WAITING FOR GODOT
Arshad M. Khan
AT least a dozen or more of the top banks are bankrupt. Yet they are busy declaring record profits.
How is that possible? It’s quite simple. In December 2008, they pushed Congress to put the screws
on the accountants’ rule-making body the Financial Accounting Standards Board (FASB) to change
the mark-to-market rule governing the banks investments in securities. Instead of reality-based
accounting where the securities are valued at their market price, we are now in la-la-land
accounting. The securities remain on the balance sheets of these banks at purchase price, the
losses to be recognized only when they are sold.
Like waiting for Godot, these banks are waiting for their loan bundles which include loans based on
subprime mortgages to rise again in price — an unlikely prospect since many of these mortgages
are in default.

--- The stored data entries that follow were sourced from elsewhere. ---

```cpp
#if QZK_PF
    qzk_wait_ahead(&pf);
    QZK_DEFERRED_STORES();
#undef QZK_DEFERRED_STORES
#endif
    if (crcT) {
        for (; rhi < n; rhi += 256) {
            const uint32_t a = rhi + 4 * (uint32_t)lane;
            if (a + 4 <= n) crc_acc = qzk_k1crc_step(crcT, crc_acc, rnext);
            rnext = qzk_ld32g_fast(src, coff + a + 256, src_len);
        }
        const uint32_t n4 = n & ~3u;
        const uint32_t mine = n4 > 4u * (uint32_t)lane ? (n4 - 4u * (uint32_t)lane + 252u) >> 8 : 0;
        uint32_t part = 0;
        if (mine) part = qzk_multmodp(qzk_x2nmodp(crcT->x2n, n4 - (4u * (uint32_t)lane + 4u + 256u * (mine - 1)), 3), crc_acc);
        for (int d = 32; d >= 1; d >>= 1) part ^= qz_shfl(part, lane ^ d);
        if (n & 3u) {
            uint32_t c = 0xffffffffu;
            for (uint32_t i = n4; i < n; i++) c = qzk_crc_byte(c, src[coff + i]);
            part = qzk_multmodp(qzk_x2nmodp(crcT->x2n, n & 3u, 3), part) ^ ~c;
        }
        *crc_slot = part;
    }
    if (cur_bstart >= base) can_store |= 1u << nfull;
    mt->nsym = nsym; mt->nfull = nfull; mt->can_store = can_store; mt->n = n;
#if defined(QZK_PROF) && !defined(QZ_SIM)
    for (int k = 0; k < 24; k++) mt->prof[k] = prof[k];
#endif
#undef QZK_RING16
#undef QZK_RING4
}

#endif
```

Before: 66.28.

## Streamline LZ77 candidate loads: unguarded far reads, batched ring reads, early-skip far loads

Far-window candidate reads now use one unaligned 16-byte load relative to the chunk base instead of guarded per-word loads, on the premise that the positions are always inside the already-seen input. Ring LDS reads for all four candidates are issued together before the byte-align step so their latencies overlap. Far loads for candidates 1-3 are skipped when candidate 0 already gives a nice-length match from the ring. The hash-slot LDS writes and atomics are made unconditional to remove divergence; this can disturb slots with values from lanes that cannot hash, and it drops the src_len bounds checks.

New measurement: 65.43. -1.3%, worse.

```diff
diff --git a/qatzip_amd/csrc/qzk_common.h b/qatzip_amd/csrc/qzk_common.h
--- a/qatzip_amd/csrc/qzk_common.h
+++ b/qatzip_amd/csrc/qzk_common.h
@@ -76,6 +76,7 @@
 
 typedef struct __attribute__((packed, aligned(1))) { uint32_t v; } qz_u32u;
 typedef struct __attribute__((packed, aligned(1))) { uint16_t v; } qz_u16u;
+typedef struct __attribute__((packed, aligned(1))) { uint32_t v[4]; } qz_u32x4u;
 QZ_DEV uint32_t qz_ld32(const uint8_t *p) { return ((const qz_u32u *)p)->v; }
 QZ_DEV uint32_t qz_ld16(const uint8_t *p) { return ((const qz_u16u *)p)->v; }
 
diff --git a/qatzip_amd/csrc/qzk_deflate_lz77.h b/qatzip_amd/csrc/qzk_deflate_lz77.h
--- a/qatzip_amd/csrc/qzk_deflate_lz77.h
+++ b/qatzip_amd/csrc/qzk_deflate_lz77.h
@@ -2,6 +2,9 @@
 #define QZK_DEFLATE_LZ77_H
 #include "qzk_common.h"
 #include "qzk_crcmath.h"
+#ifdef QZ_SIM
+#include <assert.h>
+#endif
 
 #define QZK_WSIZE 32768
 #define QZK_MAXDIST 32506
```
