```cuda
int tc_unroll_fwd(l2o_net* h, const l2o_unroll_args& a, cudaStream_t st) {
  if (!tc_supported(h->cfg) || !tc_fwd_ok(h, a)) return L2O_E_UNSUPPORTED;
  {
    int rc0 = ensure_image(h);
    if (rc0) return rc0;
  }
  const int sms = device_sms();
  if (sms <= 0) return L2O_E_CUDA;
  int rc = L2O_E_UNSUPPORTED;
  if (h->cfg == 0) rc = tc_launch_fwd<Cfg<L2O_PRE_IDENTITY, 1, 1, 20, 20>>(h->rt, a, h->tc_img, st, sms);
  if (h->cfg == 1) rc = tc_launch_fwd<Cfg<L2O_PRE_LOGSIGN, 1, 2, 20, 20>>(h->rt, a, h->tc_img, st, sms);
  if (h->cfg == 2) rc = tc_launch_fwd<Cfg<L2O_PRE_FC, 2, 20, 20, 20>>(h->rt, a, h->tc_img, st, sms);
  if (rc == L2O_OK) count_launch(2);
  h->tc_img_mode = 0;
  if (rc == L2O_E_CUDA) return set_cuda_error(cudaGetLastError(), "tc_unroll_fwd launch");
  return rc;
}
}
```

Measured before the change: 1.845 billion.

## Add specialized full-tile tensor-core forward for DM nets with in-kernel optimizee

Templates the forward unroll kernel on a FAST flag, optimizee kind and checkpoint presence, so that when n is a multiple of the tile size and no tanh, delta, or label outputs are requested, row-bound checks and runtime branches compile away. Final state is now written once after the time loop instead of inside it under a t==T-1 test. Checkpoint and g_rec addressing becomes incremental pointers. The per-step fx reduction goes straight to global atomics instead of a shared-memory buffer, and a query entry point reports which variant would run. The cost is more kernel instantiations, and more global atomic traffic on fx.

```diff
diff --git a/include/l2o_b200.h b/include/l2o_b200.h
--- a/include/l2o_b200.h
+++ b/include/l2o_b200.h
@@ -116,6 +116,7 @@
 int l2o_unroll_fwd(l2o_handle h, const l2o_unroll_args* a, void* stream);
 int l2o_unroll_bwd(l2o_handle h, const l2o_bwd_args* a, void* stream);
 int l2o_unroll_bwd_carry(l2o_handle h, const l2o_bwd_args* a, const l2o_bwd_carry* c, void* stream);
+int l2o_tc_fwd_variant(l2o_handle h, const l2o_unroll_args* a);
 
 int l2o_adam_step(float* theta, const double* dtheta, float* m, float* v, int64_t n, int32_t k, float lr,
                   float beta1, float beta2, float eps, void* stream);
diff --git a/open_l2o_b200/_lib.py b/open_l2o_b200/_lib.py
--- a/open_l2o_b200/_lib.py
+++ b/open_l2o_b200/_lib.py
@@ -18,7 +18,7 @@
 
 EXPORTS = [
     "l2o_net_create", "l2o_net_destroy", "l2o_net_set_engine", "l2o_theta_count", "l2o_state_floats", "l2o_workspace_bytes",
-    "l2o_step", "l2o_unroll_fwd", "l2o_unroll_bwd", "l2o_unroll_bwd_carry", "l2o_adam_step", "l2o_log_and_sign", "l2o_lasso_grad",
+    "l2o_step", "l2o_unroll_fwd", "l2o_unroll_bwd", "l2o_unroll_bwd_carry", "l2o_tc_fwd_variant", "l2o_adam_step", "l2o_log_and_sign", "l2o_lasso_grad",
     "l2o_dense_create", "l2o_dense_destroy", "l2o_dense_theta_count", "l2o_dense_state_floats", "l2o_dense_step",
     "l2o_dense_unroll_bwd",
     "l2o_launch_count", "l2o_status_string", "l2o_last_cuda_error", "l2o_version",
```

The banks will be waiting and waiting and waiting …. . In the meantime, they keep
declaring record profits without increasing lending because these funds are used to shore up
shaky balance sheets.
All of this comes to mind because the President has recently been touting the benefits of the
stimulus package in saving two million jobs. To be fair, the original problem is not his doing. Yet
his response, a sort of patch-work, keep-it-going approach has increased the fragility of the
economy. Keeping bankers and their captive economists as advisors blinkered the course of
action. A clean breast of it by the banks and a FDIC take over would have purged the system. But
that’s a tall order when all the significant legislative committees are lathered in financial industry
funds. So we got little taps on the wrists and a few screams at executive pay, and business is back
as usual while we wait for the other shoe (or perhaps an anvil on the head this time) to drop.
In the eighties after the deregulation of the Savings and Loan industry, many of these S&Ls
invested in riskier high-interest projects and rewarded their senior ranks handsomely — for a time.
Eventually, the law of averages caught up with them and they went bust leaving the taxpayer to
foot the $387 billion bill. There were over a thousand criminal prosecutions then and numerous
convictions and jail terms. This time the subprime frauds have been obvious, the banks and the
rating agencies complicit, the losses in the trillions and not a single prosecution. Not one! Zilch!
Zippo! How times have changed?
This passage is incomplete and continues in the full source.